Dividing a target image including a moving area that is a moving area with respect to a background image that is an image without movement into a plurality of areas each including a plurality of pixels;
A step of performing label assignment processing for assigning a region type label for identifying a background region or a moving region to pixels in the region in order from the largest number of pixels in the plurality of regions;
Detecting the moving region from the target image based on the region type label assigned to each pixel;
An image processing method comprising:

Dividing the first image into a plurality of regions each including a plurality of pixels;
A model for associating a point on the first image with a point on the second image, and a plurality of parametric models including a plurality of model parameters and a model identification label for identifying the model Selecting the parametric model that minimizes the value of the evaluation function indicating the degree of fitness with the parametric model and the smoothness indicating whether the model identification label changes between adjacent pixels.
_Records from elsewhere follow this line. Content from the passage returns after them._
# 10XGenomics/lariat

Measured on AMD Instinct MI355X. Metric: read-pairs/sec aligned to hg38 (per-barcode align loop: SMEM seeding + SW + RFA/MAPQ on device); synthetic hg38-scale reference, higher is better.
Workload: dtype u64/i32 (FM-index + integer DP), f64 (RFA scores)

## Files before the change

include/lariat_hip.h:

```cpp
#ifndef LARIAT_HIP_H
#define LARIAT_HIP_H

#include <stddef.h>
#include <stdint.h>

#ifdef __cplusplus
extern "C" {
#endif

#define LH_ABI_VERSION 6

#define LH_OK 0
#define LH_E_ARG 1
#define LH_E_IO 2
#define LH_E_HIP 3
#define LH_E_CAPACITY 4
#define LH_E_NODEVICE 5
#define LH_E_LIMIT 6

#define LH_MAX_READ_LEN 250

typedef struct lh_index lh_index;
typedef struct lh_context lh_context;

typedef struct lh_opts {
    int32_t abi_version;
    int32_t a, b, o_del, e_del, o_ins, e_ins;
    int32_t pen_unpaired, pen_clip5, pen_clip3;
    int32_t w, zdrop, T;
    int32_t min_seed_len, min_chain_weight, max_chain_extend;
    float split_factor;
    int32_t split_width, max_occ, max_chain_gap, max_ins;
    float mask_level, drop_ratio, XA_drop_ratio, mask_level_redun;
    float mapQ_coef_len;
    int32_t max_mem_intv, max_matesw;
    int32_t pes_low, pes_high;
    int32_t rescue_score_delta;
    int32_t rescue_max_hits;
    int32_t aln_score_delta;
    double improper_pair_penalty;
    double genome_length;
    int32_t run_inference;
    uint32_t flags;
} lh_opts;

#define LH_F_NO_SWEEP_FILTER 1u
#define LH_F_EXT_WAVE 16u
#define LH_F_EXT_SERIAL 32u
#define LH_F_P2_TASKS 128u
#define LH_F_RESCUE_FULL 256u
#define LH_F_CHAIN_WAVE 64u

typedef struct lh_index_opts {
    int32_t abi_version;
    int32_t sa_intv;
    int32_t sb_shift;
    int32_t no_kmer_table;
    int32_t no_unique_runs;
    int32_t no_sweep_filter;
    int32_t build_chunk_log2;
    int32_t ktree_levels;
} lh_index_opts;
void lh_index_opts_init(lh_index_opts* io);

typedef struct lh_context_opts {
    int32_t abi_version;
    int32_t smem_grid;
    int32_t aln_grid;
    int32_t rfa_grid;
    int32_t rfa_slab_kb;
    int32_t lanes;
    int32_t big_slots;
    int32_t rfa_tier_kb[2];
    int32_t rfa_tier_grid[2];
    int32_t seed_budget_kb;
} lh_context_opts;
void lh_context_opts_init(lh_context_opts* co);

typedef struct lh_batch {
    int32_t n_barcodes;
    int32_t n_pairs;
    const int32_t* bc_pair_off;
    const uint8_t* bc_do_rfa;
    const int64_t* seq_off;
    const uint8_t* seq;
    const uint64_t* name_seed;
    const int64_t* cen_start;
    const int64_t* cen_end;
} lh_batch;

typedef struct lh_result {
    int32_t abi_version;
    int32_t n_reads;
    int64_t n_cand;
    const int64_t* cand_off;
    const int32_t* rid;
    const int64_t* pos;
    const int64_t* aend;
    const int64_t* rb;
    const int64_t* re;
    const uint8_t* reversed;
    const int32_t* score;
    const int32_t* qb;
// ... 210 lines not shown
```

lariat_amd/capi.py:

```python
import ctypes as C
import os

import numpy as np

_HERE = os.path.dirname(os.path.abspath(__file__))
LIB_PATH = os.environ.get("LARIAT_HIP_LIB") or os.path.join(_HERE, "_build", "liblariat_hip.so")
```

A procedure for performing label assignment processing for assigning the model identification label of a model to pixels in the region in order from the largest number of pixels in the plurality of regions;
Obtaining a correspondence relationship between the first image and the second image based on the parametric model corresponding to the model identification label assigned to each pixel;
An image processing program for causing a computer to execute.

Dividing a target image including a moving area that is a moving area with respect to a background image that is an image without movement into a plurality of areas each including a plurality of pixels;
A procedure of executing label assignment processing for assigning an area type label for identifying a background area or a moving area to pixels in the area in order from the largest number of pixels in the plurality of areas;
A procedure for detecting the moving area from the target image based on the area type label assigned to each pixel;
An image processing program for causing a computer to execute.